Been to the FSA before, dealt with our issue very well.


----------



## shine247 (Mar 1, 2010)

You can only go to the FOS if you have had a final response from Barclays and it should state that in their letter. If not then the FOS will not entertain your complaint. From the sentence "they've done stuff and even the bank staff can't explain why !!" it sounds like they have not given a final response because I cannot see how a final response could be offered with no satisfactory explanation, at least in their eyes. But if you have a final response you can take it to the FOS. They will investigate and see if you have been "treated fairly" or disadvantaged in any way. It is easy for a person to get heated up over something a bank has done and threaten going to the FOS often as a scare tactic.

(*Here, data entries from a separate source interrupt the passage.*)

 int wfae_c1wd_bwd(const float* dy, const float* t2, const float* bn_scale, const float* bn_shift, const float* w3, float* dw3,
                   float* da3, int NB, int C, int mid, int HW, int accumulate, void* ws, size_t ws_bytes, wfae_stream_t stream) {
-  WFAE_REQUIRE(dy && t2 && bn_scale && bn_shift && w3 && dw3 && da3 && ws, WFAE_ERR_NULL_POINTER, "c1wd_bwd: null pointer");
-  WFAE_REQUIRE(NB > 0 && C > 0 && mid > 0 && HW > 0 && NB <= 65535 && (int64_t)NB * HW < (1ll << 31), WFAE_ERR_BAD_SHAPE,
-               "c1wd_bwd: bad shape");
-  WFAE_REQUIRE(c1wd_shape_ok(C, mid, HW), WFAE_ERR_UNSUPPORTED,
-               "c1wd_bwd: serves C = 128 or 256 with mid = C / 4 and HW %% 64 == 0 (C %d, mid %d, HW %d)", C, mid, HW);
-  WFAE_REQUIRE(c1wd_on() && wfae::split_gemm_enabled(), WFAE_ERR_UNSUPPORTED,
-               "c1wd_bwd: needs fp32 precision with the split GEMMs on and wfae_set_c1wd(1)");
-  WFAE_REQUIRE(al16(dy) && al16(t2), WFAE_ERR_UNSUPPORTED, "c1wd_bwd: dy and t2 must be 16-byte aligned");
-  C1WDP p = {};
-  p.dy = dy; p.t2 = t2; p.w3 = w3;
-  p.pro_scale = bn_scale; p.pro_shift = bn_shift;
-  p.slab = (float*)ws; p.da = da3;
-  p.HW = HW;
-  WFAE_REQUIRE(c1w_chunks(C, mid, NB, HW, ws_bytes, &p.cpi, &p.kc), WFAE_ERR_WORKSPACE, "c1wd_bwd: workspace %zu < %zu", ws_bytes,
-               (size_t)NB * C * mid * sizeof(float));
-  hipStream_t st = (hipStream_t)stream;
-  const dim3 grid((unsigned)(NB * p.cpi)), block(DNT);
-  if (C == 128) hipLaunchKernelGGL((c1wd_kernel<128>), grid, block, 0, st, p);
-  else hipLaunchKernelGGL((c1wd_kernel<256>), grid, block, 0, st, p);
-  const int rc = check_launch("c1wd_bwd");
-  if (rc) return rc;
-  return slab_reduce((const float*)ws, dw3, nullptr, (long)C * mid, mid, NB * p.cpi, accumulate, st, 0);
-}
-
-}
+  return c1wd_launch("c1wd_bwd", dy, t2, bn_scale, bn_shift, nullptr, nullptr, w3, dw3, da3, nullptr, 0, nullptr, NB, C, mid, HW,
+                     accumulate, ws, ws_bytes, stream);
+}
+
+int wfae_c1wd_bwd_sums(const float* dy, const float* t2, const float* bn_scale, const float* bn_shift, const float* save_mean,
+                       const float* save_invstd, const float* w3, float* dw3, float* da3, double* part, int64_t part_capacity,
+                       int* part_rows, int NB, int C, int mid, int HW, int accumulate, void* ws, size_t ws_bytes,
+                       wfae_stream_t stream) {
+  WFAE_REQUIRE(save_mean && save_invstd && part && part_rows, WFAE_ERR_NULL_POINTER, "c1wd_bwd_sums: null pointer");
+  return c1wd_launch("c1wd_bwd_sums", dy, t2, bn_scale, bn_shift, save_mean, save_invstd, w3, dw3, da3, part, part_capacity, part_rows,
+                     NB, C, mid, HW, accumulate, ws, ws_bytes, stream);
+}
+
+}
diff --git a/weatherforecastingtoolkit_amd/functional.py b/weatherforecastingtoolkit_amd/functional.py
--- a/weatherforecastingtoolkit_amd/functional.py
+++ b/weatherforecastingtoolkit_amd/functional.py
@@ -547,16 +547,24 @@
         dy = _c(dy)
         mid = w1.shape[0]
         dw3 = grad_buffer(w3)
-        da3 = None
+        da3 = rows3 = None
         if a3.numel() == 0:
             if ops.conv1x1_wd_route(dy.shape[1], mid, dy.shape[2] * dy.shape[3], _storage(dy)) == "c1wd":
-                da3 = _on_main(lambda: ops.conv1x1_bwd_wd(dy, t2, st3, w3, dw3))
+                if ops.conv1x1_wd_sums_route(dy.shape[1], mid, dy.shape[2] * dy.shape[3], _storage(dy)) == "sums":
+                    both = _on_main(lambda: ops.conv1x1_bwd_wd(dy, t2, st3, w3, dw3, sums=True))
+                    if both is not None:
+                        da3, rows3 = both
+                if da3 is None:
+                    da3 = _on_main(lambda: ops.conv1x1_bwd_wd(dy, t2, st3, w3, dw3))
             if da3 is None:
                 _wgrad(lambda: ops.conv1x1_bwd_weight_bnact(dy, t2, st3, dw3), dy, t2, st3.scale, st3.shift)
         else:
             _wgrad(lambda: ops.conv1x1_bwd_weight(dy, a3, dw3), dy, a3)
         dg3, db3 = grad_buffer(g3), grad_buffer(ctx.betas[2])
-        if da3 is not None:
+        if rows3 is not None:
+            ops.bn_act_bwd_from_rows(rows3, mid, dg3, db3)
+            dt2 = ops.bn_act_bwd_dx(da3, t2, g3, st3, None, 1, tr)
+        elif da3 is not None:
             dt2 = ops.bn_act_bwd(da3, t2, g3, st3, dg3, db3, None, 1, tr)
         else:
             dt2 = _dgrad_bn(dy, w3, W3t, t2, g3, st3, dg3, db3, None, tr)
diff --git a/weatherforecastingtoolkit_amd/ops.py b/weatherforecastingtoolkit_amd/ops.py
--- a/weatherforecastingtoolkit_amd/ops.py
+++ b/weatherforecastingtoolkit_amd/ops.py
@@ -235,6 +235,10 @@
     _lib.call("wfae_set_c1wd", int(bool(on)))
 
 
+def set_c1wd_sums(on):
+    _lib.call("wfae_set_c1wd_sums", int(bool(on)))
+
+
 def set_c1ws(on):
     _lib.call("wfae_set_c1ws", int(bool(on)))
 
@@ -264,6 +268,10 @@
 
 def c1wd_enabled():
     return bool(_lib.load().wfae_get_c1wd())
+
+
+def c1wd_sums_enabled():
+    return bool(_lib.load().wfae_get_c1wd_sums())
 
 
 def c1ws_enabled():
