__host__ __device__ __forceinline__ Poa2Slot poa4_graph(unsigned char* slot_mem, u32 nmax, u32 lmax, bool flip) {
  Poa2Slot g = poa4_carve(slot_mem, nmax, lmax).g;
  if (flip) {
    u16* t = g.order;
    g.order = g.order2;
    g.order2 = t;
  }
  return g;
}
__host__ __device__ __forceinline__ void atomic_add_i32(i32* p, i32 v) {
#if defined(__HIP_DEVICE_COMPILE__)
  __hip_atomic_fetch_add(p, v, __ATOMIC_RELAXED, __HIP_MEMORY_SCOPE_WORKGROUP);
#else
  *p += v;
#endif
}
__host__ __device__ __forceinline__ void atomic_inc_u16(u16* base, u32 idx) {
#if defined(__HIP_DEVICE_COMPILE__)
  __hip_atomic_fetch_add(reinterpret_cast<u32*>(base) + (idx >> 1), (idx & 1u) ? 0x10000u : 1u, __ATOMIC_RELAXED,
                         __HIP_MEMORY_SCOPE_WORKGROUP);
#else
  base[idx] += 1;
#endif
}

template <int GW, int UP>
__host__ __device__ inline u32 poa4_update_graph(const Poa4Args A, u16* nslot, const u32* seq2, unsigned char* slot_mem, bool act,
                                                 const PoaLayer* Lp, u32 len, u32 lb, u32& nn, bool& flip,
                                                 unsigned long long& t_add, unsigned long long& t_ord) {
  P4_ASSUME_GLOBAL(slot_mem);
  P4_ASSUME_GLOBAL(Lp);
  P4_ASSUME_LDS(nslot);
  P4_ASSUME_LDS(seq2);
  const int lane = sv::lane();
  const int gl = lane & (GW - 1), gbase = lane & ~(GW - 1);
  constexpr unsigned long long kGMask = GW == 64 ? ~0ULL : ((1ULL << (GW & 63)) - 1ULL);
  auto shift1 = [&](int v, int fill) -> int {
    if constexpr (GW == 16) {
      return sv::row_shr<1>(v, fill);
    } else {
      const int t = sv::bperm(v, lane - 1);
      return gl == 0 ? fill : t;
    }
  };
  auto gmax = [&](i32 v) -> i32 {
    if constexpr (GW == 16) return group_max_i(v);
    else return sv::wave_max(v);
  };
  const Poa2Slot g = poa4_graph(slot_mem, A.nmax, A.lmax, flip);
  const u32* const rb32 = poa4_carve(slot_mem, A.nmax, A.lmax).rb;
  u16* const rb16 = reinterpret_cast<u16*>(poa4_carve(slot_mem, A.nmax, A.lmax).rb);
  const PoaLayer L = *Lp;
  const u32 nmax = A.nmax, lmax = A.lmax;
  unsigned long long t0 = sv::clock();
  const u32 n_old = nn;
  const u32 max_len = static_cast<u32>(sv::wave_max(act ? static_cast<int>(len) : 0));
  auto gballot = [&](bool p) -> unsigned long long { return (sv::ballot(p) >> gbase) & kGMask; };
  auto letter_at = [&](u32 p) -> u32 { return (seq2[(p + 1) >> 4] >> (2 * ((p + 1) & 15u))) & 3u; };
  u32 first_p = 0xFFFFFFFFu;
  for (u32 p0 = 0; p0 < max_len; p0 += UP * GW) {
    if (!sv::any(act && first_p == 0xFFFFFFFFu && p0 < len)) break;
    u32 pn[UP];
#pragma unroll
    for (int u = 0; u < UP; ++u) {
      const u32 p = p0 + static_cast<u32>(GW) * static_cast<u32>(u) + static_cast<u32>(gl);
      pn[u] = (act && p < len) ? g.pos_node[p] : kNone4;
    }
#pragma unroll
    for (int u = 0; u < UP; ++u) {
      const unsigned long long bal = gballot(pn[u] != kNone4);
      if (first_p == 0xFFFFFFFFu && bal) first_p = p0 + static_cast<u32>(GW) * static_cast<u32>(u) + static_cast<u32>(__builtin_ctzll(bal));
    }
  }
  u32 carry_slot = n_old, carry_b = lb;
  if (act && first_p != 0xFFFFFFFFu) {
    const u32 an = g.pos_node[first_p];
    const u32 rb_an = rb32[an];
    u32 r = rb_an & 0xFFFFu;
    const u32 ac = g.al_cnt[an];
    const uint2 al2 = *reinterpret_cast<const uint2*>(g.al + static_cast<size_t>(an) * 4);
    const u32 a0 = al2.x & 0xFFFFu, a1 = al2.x >> 16, a2 = al2.y & 0xFFFFu;
    const u32 r0 = rb32[ac > 0 ? a0 : an] & 0xFFFFu, r1 = rb32[ac > 1 ? a1 : an] & 0xFFFFu, r2 = rb32[ac > 2 ? a2 : an] & 0xFFFFu;
    r = r0 < r ? r0 : r;
    r = r1 < r ? r1 : r;
    r = r2 < r ? r2 : r;
    carry_slot = r;
    carry_b = rb_an >> 16;
  }
  u32 total_new = 0;
  u32 why = 0;
  u32 prev_tgt = kNone4;
  i32 prev_w = 0;
  for (u32 p0 = 0; p0 < max_len; p0 += UP * GW) {
    const bool go = act && why == 0;
    u32 p[UP], an[UP], letter[UP];
    bool valid[UP], has[UP];
#pragma unroll
    for (int u = 0; u < UP; ++u) {
      p[u] = p0 + static_cast<u32>(GW) * static_cast<u32>(u) + static_cast<u32>(gl);
      valid[u] = go && p[u] < len;
      an[u] = valid[u] ? g.pos_node[p[u]] : kNone4;
      letter[u] = valid[u] ? letter_at(p[u]) : 0u;
    }
    u32 c_an[UP], ac[UP], rk_an[UP], bp_an[UP];
    uint2 al2[UP];
    i32 wgt[UP];
#pragma unroll
    for (int u = 0; u < UP; ++u) {
      has[u] = valid[u] && an[u] != kNone4;
      const u32 a = has[u] ? an[u] : 0u;
      c_an[u] = g.code[a];
      ac[u] = g.al_cnt[a];
      const u32 rba = rb32[a];
      rk_an[u] = rba & 0xFFFFu;
      bp_an[u] = rba >> 16;
      al2[u] = *reinterpret_cast<const uint2*>(g.al + static_cast<size_t>(a) * 4);
      wgt[u] = valid[u] ? static_cast<i32>(static_cast<u8>(poa_layer_weight(A.src, L, p[u]))) : 0;
    }
    u32 kt[UP][3], c_kt[UP][3], rk_kt[UP][3];
#pragma unroll
    for (int u = 0; u < UP; ++u) {
      if (!has[u]) ac[u] = 0;
      kt[u][0] = al2[u].x & 0xFFFFu;
      kt[u][1] = al2[u].x >> 16;
      kt[u][2] = al2[u].y & 0xFFFFu;
#pragma unroll
      for (int k = 0; k < 3; ++k) {
        const u32 t = static_cast<u32>(k) < ac[u] ? kt[u][k] : 0u;
        c_kt[u][k] = g.code[t];
        rk_kt[u][k] = rb32[t] & 0xFFFFu;
      }
    }
    u32 tgt[UP], id_new[UP];
    bool is_new[UP];
#pragma unroll
    for (int u = 0; u < UP; ++u) {
      u32 t = kNone4, rmax = rk_an[u];
      if (has[u]) {
        if (c_an[u] == letter[u]) t = an[u];
#pragma unroll
        for (int k = 0; k < 3; ++k) {
          if (static_cast<u32>(k) < ac[u]) {
            rmax = rk_kt[u][k] > rmax ? rk_kt[u][k] : rmax;
            if (t == kNone4 && c_kt[u][k] == letter[u]) t = kt[u][k];
          }
        }
      }
      const u32 gslot = rmax + 1, gb = bp_an[u];
      const unsigned long long bal = gballot(has[u]);
      const unsigned long long below = bal & (gl == 63 ? ~0ULL : ((2ULL << gl) - 1ULL));
      const int src = below ? 63 - __builtin_clzll(below) : 0;
      const u32 s_sh = static_cast<u32>(sv::bperm(static_cast<int>(gslot), gbase | src));
      const u32 b_sh = static_cast<u32>(sv::bperm(static_cast<int>(gb), gbase | src));
      const u32 fslot = below ? s_sh : carry_slot;
      const u32 fb = below ? b_sh : carry_b;
      {
        const int top = bal ? 63 - __builtin_clzll(bal) : 0;
        const u32 cs = static_cast<u32>(sv::bperm(static_cast<int>(gslot), gbase | top));
        const u32 cb = static_cast<u32>(sv::bperm(static_cast<int>(gb), gbase | top));
        if (bal) {
          carry_slot = cs;
          carry_b = cb;
        }
      }
      is_new[u] = valid[u] && t == kNone4;
      const unsigned long long nb = gballot(is_new[u]);
      const u32 cnt = static_cast<u32>(__builtin_popcountll(nb));
      if (go && why == 0 && (n_old + total_new + cnt > nmax || total_new + cnt > lmax)) why = 2;
      id_new[u] = 0;
      if (is_new[u] && why == 0) {
        const u32 tn = total_new + static_cast<u32>(__builtin_popcountll(nb & ((1ULL << gl) - 1ULL)));
        const u32 id = n_old + tn;
        id_new[u] = id;
        t = id;
        nslot[tn] = static_cast<u16>(fslot);
        g.code[id] = static_cast<u8>(letter[u]);
        rb16[2 * static_cast<size_t>(id) + 1] = static_cast<u16>(fb);
        u32 c2 = 0;
        uint2 mine = uint2{0, 0};
        if (has[u]) {
#pragma unroll
          for (int k = 0; k < 3; ++k) {
            if (static_cast<u32>(k) < ac[u]) {
// ... 278 lines not shown
          max_sc = sc;
        }
      }
      if (static_cast<u32>(lane) < rows) lpred[m_it] = static_cast<u16>(predv);
    }
    general = sv::any(bad != 0) || (maxn >= 0 && g.out_cnt[maxn] != 0);
  }
  if (general) {
    sv::sync();
    poa4_consensus_general(g, n_nodes, nmax, win, trim, S, out, out_len);
    return;
  }
  lds_order();
  u32 cl = 0;
  i32 begin = 0, end = -1;
  if (lane == 0) {
    u32 cur = maxn < 0 ? 0xFFFFu : static_cast<u32>(maxn);
    while (cur != 0xFFFFu && cl < kCapNodes) {
      lstack[cl++] = static_cast<u16>(cur);
      cur = lpred[cur];
    }
    end = static_cast<i32>(cl) - 1;
    if (trim) {
      const u32 avg = (win.n_layers - 1) / 2;
      auto cov = [&](i32 pos) -> u32 {
        const u32 v = lstack[cl - 1 - static_cast<u32>(pos)];
        u32 c = g.visits[v];
        for (u32 k = 0; k < g.al_cnt[v]; ++k) c += g.visits[g.al[v * 4 + k]];
        return c;
      };
      for (; begin < static_cast<i32>(cl); ++begin)
        if (cov(begin) >= avg) break;
      for (; end >= 0; --end)
        if (cov(end) >= avg) break;
      if (begin >= end) {
        begin = 0;
        end = static_cast<i32>(cl) - 1;
      }
    }
  }
  cl = static_cast<u32>(sv::rfl(static_cast<int>(cl)));
  begin = sv::rfl(begin);
  end = sv::rfl(end);
  lds_order();
  i32 n_out = end - begin + 1;
  if (n_out < 0) n_out = 0;
  if (static_cast<u32>(n_out) > win.out_cap) n_out = static_cast<i32>(win.out_cap);
  for (i32 p = lane; p < n_out; p += 64) out[p] = g.code[lstack[cl - 1 - static_cast<u32>(begin + p)]];
  if (lane == 0) *out_len = static_cast<u32>(n_out);
}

Normally a bank will try and avoid being reported and even if they think they are correct can offer a gesture of goodwill. As for being any good, it really depends on what has happened. If you do feel you have not been treated fairly for some reason then it is worth a go. It is a pretty easy procedure.


----------



## polt (Oct 18, 2011)

shine247 said:


> You can only go to the FOS if you have had a final response from Barclays and it should state that in their letter. If not then the FOS will not entertain your complaint. From the sentence "they've done stuff and even the bank staff can't explain why !!" it sounds like they have not given a final response because I cannot see how a final response could be offered with no satisfactory explanation, at least in their eyes. But if you have a final response you can take it to the FOS. They will investigate and see if you have been "treated fairly" or disadvantaged in any way. It is easy for a person to get heated up over something a bank has done and threaten going to the FOS often as a scare tactic. Normally a bank will try and avoid being reported and even if they think they are correct can offer a gesture of goodwill. As for being any good, it really depends on what has happened. If you do feel you have not been treated fairly for some reason then it is worth a go. It is a pretty easy procedure.


under the code of pratice banks are allowed 28 days to reply to you. if not you can then proceed with FOS complaint so long as original complaint was in writing and you have copy, proof of postage is also handy but not a requirement. 
also dealt with them on 4 occasions one of the more helpful ombudsman


----------



## xaddiction (May 10, 2007)

I've used them when lloyds wasn't playing fair.

The sorted it fast.

The paper work was a bit long winded though.


----------



## Doc943 (Mar 27, 2011)

I raised a complaint with Barclays over a missold mortgage. When Barclays failed to stick to their own process to deal with my complaint l involved the FOS who were very helpful in getting things back on track and finalised with a successful outcome. Took nine months. So my experience with the FOS was positive.


----------